Data to use.
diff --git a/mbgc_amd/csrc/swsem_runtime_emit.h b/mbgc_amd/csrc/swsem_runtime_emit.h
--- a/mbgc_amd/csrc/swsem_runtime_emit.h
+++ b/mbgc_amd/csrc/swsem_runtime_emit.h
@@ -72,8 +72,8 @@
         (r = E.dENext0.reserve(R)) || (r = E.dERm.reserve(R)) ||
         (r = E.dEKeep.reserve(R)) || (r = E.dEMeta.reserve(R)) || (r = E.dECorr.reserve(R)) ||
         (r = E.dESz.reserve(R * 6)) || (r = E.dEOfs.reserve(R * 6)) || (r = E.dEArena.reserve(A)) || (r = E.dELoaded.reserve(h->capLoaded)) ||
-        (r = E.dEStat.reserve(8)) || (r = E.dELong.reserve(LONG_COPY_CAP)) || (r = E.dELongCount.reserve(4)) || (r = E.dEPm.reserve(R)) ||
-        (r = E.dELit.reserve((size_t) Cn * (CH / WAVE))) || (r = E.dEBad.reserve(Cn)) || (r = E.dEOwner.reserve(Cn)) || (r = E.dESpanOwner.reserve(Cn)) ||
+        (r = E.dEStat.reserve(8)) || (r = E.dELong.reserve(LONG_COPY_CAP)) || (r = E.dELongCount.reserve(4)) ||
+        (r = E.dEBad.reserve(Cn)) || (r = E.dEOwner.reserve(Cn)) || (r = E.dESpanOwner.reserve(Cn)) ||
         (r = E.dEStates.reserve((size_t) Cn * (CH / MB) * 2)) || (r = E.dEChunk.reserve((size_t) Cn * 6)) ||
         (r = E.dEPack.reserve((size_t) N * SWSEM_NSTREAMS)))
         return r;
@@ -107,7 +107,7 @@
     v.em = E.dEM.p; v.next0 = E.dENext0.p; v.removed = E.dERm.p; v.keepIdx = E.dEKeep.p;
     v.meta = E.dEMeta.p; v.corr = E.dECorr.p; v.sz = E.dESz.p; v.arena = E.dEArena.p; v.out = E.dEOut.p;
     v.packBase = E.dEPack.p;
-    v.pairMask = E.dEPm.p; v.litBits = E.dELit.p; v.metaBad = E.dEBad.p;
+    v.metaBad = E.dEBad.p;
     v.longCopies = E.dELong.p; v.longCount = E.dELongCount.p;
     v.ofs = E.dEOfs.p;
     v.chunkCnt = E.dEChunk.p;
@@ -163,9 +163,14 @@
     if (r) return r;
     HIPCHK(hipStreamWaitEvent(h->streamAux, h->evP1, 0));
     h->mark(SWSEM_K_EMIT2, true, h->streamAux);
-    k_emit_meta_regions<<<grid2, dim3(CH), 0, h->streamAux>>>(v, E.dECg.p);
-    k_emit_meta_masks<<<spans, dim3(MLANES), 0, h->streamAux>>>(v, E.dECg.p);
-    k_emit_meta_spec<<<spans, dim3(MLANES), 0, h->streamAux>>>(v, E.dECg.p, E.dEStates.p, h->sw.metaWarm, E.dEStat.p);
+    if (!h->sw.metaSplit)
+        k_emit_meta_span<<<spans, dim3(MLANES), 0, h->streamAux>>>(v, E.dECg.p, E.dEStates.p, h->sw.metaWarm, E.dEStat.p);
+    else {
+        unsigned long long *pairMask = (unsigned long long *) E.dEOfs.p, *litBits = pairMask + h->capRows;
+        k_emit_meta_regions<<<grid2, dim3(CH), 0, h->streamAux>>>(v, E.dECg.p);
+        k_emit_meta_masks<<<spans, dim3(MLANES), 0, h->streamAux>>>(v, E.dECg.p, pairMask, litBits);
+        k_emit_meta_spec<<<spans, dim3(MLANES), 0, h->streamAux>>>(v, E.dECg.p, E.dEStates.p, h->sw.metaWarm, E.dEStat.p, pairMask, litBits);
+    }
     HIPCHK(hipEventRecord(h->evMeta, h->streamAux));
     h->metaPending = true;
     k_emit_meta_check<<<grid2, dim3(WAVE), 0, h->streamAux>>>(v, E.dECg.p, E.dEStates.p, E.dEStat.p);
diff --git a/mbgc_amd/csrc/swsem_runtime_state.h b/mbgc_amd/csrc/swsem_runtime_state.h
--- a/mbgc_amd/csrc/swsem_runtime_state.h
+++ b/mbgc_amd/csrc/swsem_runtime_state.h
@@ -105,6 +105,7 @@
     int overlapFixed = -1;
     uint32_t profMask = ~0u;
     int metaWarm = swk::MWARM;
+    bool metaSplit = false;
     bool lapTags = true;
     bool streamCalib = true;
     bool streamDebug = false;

--

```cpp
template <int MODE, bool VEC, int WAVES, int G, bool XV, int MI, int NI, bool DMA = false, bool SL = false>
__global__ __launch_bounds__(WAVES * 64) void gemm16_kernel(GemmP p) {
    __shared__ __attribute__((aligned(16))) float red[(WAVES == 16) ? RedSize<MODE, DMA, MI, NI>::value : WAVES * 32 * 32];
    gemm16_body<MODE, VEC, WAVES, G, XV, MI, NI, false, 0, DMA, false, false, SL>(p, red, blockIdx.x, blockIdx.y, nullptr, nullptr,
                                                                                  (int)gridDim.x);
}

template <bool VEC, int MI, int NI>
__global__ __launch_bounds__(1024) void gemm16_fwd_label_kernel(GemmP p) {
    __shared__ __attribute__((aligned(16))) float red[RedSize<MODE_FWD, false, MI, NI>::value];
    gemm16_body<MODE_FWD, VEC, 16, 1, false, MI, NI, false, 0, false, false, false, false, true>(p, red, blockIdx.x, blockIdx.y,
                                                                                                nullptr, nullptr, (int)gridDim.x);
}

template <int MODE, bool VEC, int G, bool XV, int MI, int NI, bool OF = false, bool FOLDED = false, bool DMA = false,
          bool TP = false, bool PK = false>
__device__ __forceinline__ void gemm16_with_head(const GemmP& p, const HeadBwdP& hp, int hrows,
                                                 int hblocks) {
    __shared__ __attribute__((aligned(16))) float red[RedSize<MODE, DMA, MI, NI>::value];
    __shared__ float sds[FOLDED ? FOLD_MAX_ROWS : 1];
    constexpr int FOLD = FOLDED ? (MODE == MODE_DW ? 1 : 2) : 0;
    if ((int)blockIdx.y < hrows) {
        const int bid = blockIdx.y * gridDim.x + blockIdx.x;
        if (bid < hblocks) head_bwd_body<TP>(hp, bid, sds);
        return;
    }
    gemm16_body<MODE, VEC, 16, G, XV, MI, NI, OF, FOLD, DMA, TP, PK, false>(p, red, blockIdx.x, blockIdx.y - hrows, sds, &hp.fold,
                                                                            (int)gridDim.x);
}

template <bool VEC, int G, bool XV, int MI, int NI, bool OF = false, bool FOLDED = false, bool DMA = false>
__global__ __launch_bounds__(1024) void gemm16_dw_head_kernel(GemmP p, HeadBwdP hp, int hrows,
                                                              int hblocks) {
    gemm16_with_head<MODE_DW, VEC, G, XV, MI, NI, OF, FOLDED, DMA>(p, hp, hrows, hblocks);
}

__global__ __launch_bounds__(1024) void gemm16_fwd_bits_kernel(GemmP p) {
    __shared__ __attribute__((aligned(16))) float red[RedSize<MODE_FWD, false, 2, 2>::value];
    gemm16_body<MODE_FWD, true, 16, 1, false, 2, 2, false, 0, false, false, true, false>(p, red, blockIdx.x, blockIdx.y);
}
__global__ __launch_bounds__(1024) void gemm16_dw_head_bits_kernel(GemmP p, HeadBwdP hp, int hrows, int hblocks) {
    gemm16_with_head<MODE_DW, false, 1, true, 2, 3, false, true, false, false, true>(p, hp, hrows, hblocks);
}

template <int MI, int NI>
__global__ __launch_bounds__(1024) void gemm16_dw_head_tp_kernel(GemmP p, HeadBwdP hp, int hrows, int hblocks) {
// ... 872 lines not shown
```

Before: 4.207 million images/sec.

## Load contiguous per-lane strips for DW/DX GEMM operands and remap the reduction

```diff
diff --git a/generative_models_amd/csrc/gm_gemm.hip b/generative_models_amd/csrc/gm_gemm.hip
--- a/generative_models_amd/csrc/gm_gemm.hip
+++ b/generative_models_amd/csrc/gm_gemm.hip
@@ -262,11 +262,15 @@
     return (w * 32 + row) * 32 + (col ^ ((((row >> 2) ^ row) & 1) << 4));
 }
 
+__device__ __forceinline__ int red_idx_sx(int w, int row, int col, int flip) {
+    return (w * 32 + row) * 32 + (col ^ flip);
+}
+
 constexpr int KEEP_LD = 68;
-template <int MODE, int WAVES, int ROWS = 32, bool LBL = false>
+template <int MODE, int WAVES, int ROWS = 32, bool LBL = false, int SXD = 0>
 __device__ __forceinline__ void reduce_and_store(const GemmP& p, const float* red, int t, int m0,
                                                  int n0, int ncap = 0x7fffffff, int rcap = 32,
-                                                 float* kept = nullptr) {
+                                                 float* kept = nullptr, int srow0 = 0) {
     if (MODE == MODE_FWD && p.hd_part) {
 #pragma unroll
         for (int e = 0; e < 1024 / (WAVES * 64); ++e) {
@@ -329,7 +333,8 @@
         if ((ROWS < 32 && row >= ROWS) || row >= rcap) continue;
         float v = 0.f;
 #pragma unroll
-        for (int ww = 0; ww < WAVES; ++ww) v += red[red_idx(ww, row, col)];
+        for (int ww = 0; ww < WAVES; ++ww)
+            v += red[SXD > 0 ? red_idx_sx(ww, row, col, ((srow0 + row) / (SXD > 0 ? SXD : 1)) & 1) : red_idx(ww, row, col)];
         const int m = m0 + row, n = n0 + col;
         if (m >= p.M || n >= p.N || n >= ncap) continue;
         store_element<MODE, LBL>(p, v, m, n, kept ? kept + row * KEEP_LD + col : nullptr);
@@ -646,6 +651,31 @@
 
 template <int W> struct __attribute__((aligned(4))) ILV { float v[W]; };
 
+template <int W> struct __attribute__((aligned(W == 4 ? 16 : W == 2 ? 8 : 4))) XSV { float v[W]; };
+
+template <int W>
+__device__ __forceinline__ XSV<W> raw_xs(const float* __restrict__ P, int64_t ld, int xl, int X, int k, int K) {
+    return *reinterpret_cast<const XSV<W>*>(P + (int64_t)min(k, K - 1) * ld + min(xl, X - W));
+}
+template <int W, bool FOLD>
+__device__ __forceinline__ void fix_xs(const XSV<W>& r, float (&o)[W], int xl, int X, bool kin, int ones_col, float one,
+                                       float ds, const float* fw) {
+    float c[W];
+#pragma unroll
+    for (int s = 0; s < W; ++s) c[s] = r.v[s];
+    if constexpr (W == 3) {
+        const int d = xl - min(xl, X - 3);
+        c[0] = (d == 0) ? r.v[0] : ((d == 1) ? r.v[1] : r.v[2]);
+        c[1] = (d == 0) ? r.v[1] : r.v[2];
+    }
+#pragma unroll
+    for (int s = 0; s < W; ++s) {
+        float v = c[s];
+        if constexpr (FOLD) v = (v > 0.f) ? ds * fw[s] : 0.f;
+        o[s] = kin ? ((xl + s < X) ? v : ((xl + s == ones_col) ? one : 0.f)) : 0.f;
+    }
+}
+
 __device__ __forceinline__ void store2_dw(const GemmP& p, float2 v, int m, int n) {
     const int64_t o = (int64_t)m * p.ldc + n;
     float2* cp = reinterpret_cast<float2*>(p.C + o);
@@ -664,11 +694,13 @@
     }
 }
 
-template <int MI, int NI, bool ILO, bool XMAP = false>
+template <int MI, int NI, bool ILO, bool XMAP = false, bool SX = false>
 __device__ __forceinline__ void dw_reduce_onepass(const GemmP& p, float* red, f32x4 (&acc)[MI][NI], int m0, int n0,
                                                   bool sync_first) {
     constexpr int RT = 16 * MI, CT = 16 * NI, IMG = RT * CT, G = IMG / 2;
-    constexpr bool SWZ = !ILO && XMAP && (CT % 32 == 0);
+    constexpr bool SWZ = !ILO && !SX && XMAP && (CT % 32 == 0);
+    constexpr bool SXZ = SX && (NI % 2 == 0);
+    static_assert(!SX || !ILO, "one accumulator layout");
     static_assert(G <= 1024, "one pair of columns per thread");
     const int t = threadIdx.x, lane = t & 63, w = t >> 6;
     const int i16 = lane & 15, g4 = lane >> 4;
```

What the exercise asks. In the listing above, find the lines holding the word "dEOfs" and copy them.

Output of the task.
         (r = E.dESz.reserve(R * 6)) || (r = E.dEOfs.reserve(R * 6)) || (r = E.dEArena.reserve(A)) || (r = E.dELoaded.reserve(h->capLoaded)) ||
     v.ofs = E.dEOfs.p;
+        unsigned long long *pairMask = (unsigned long long *) E.dEOfs.p, *litBits = pairMask + h->capRows;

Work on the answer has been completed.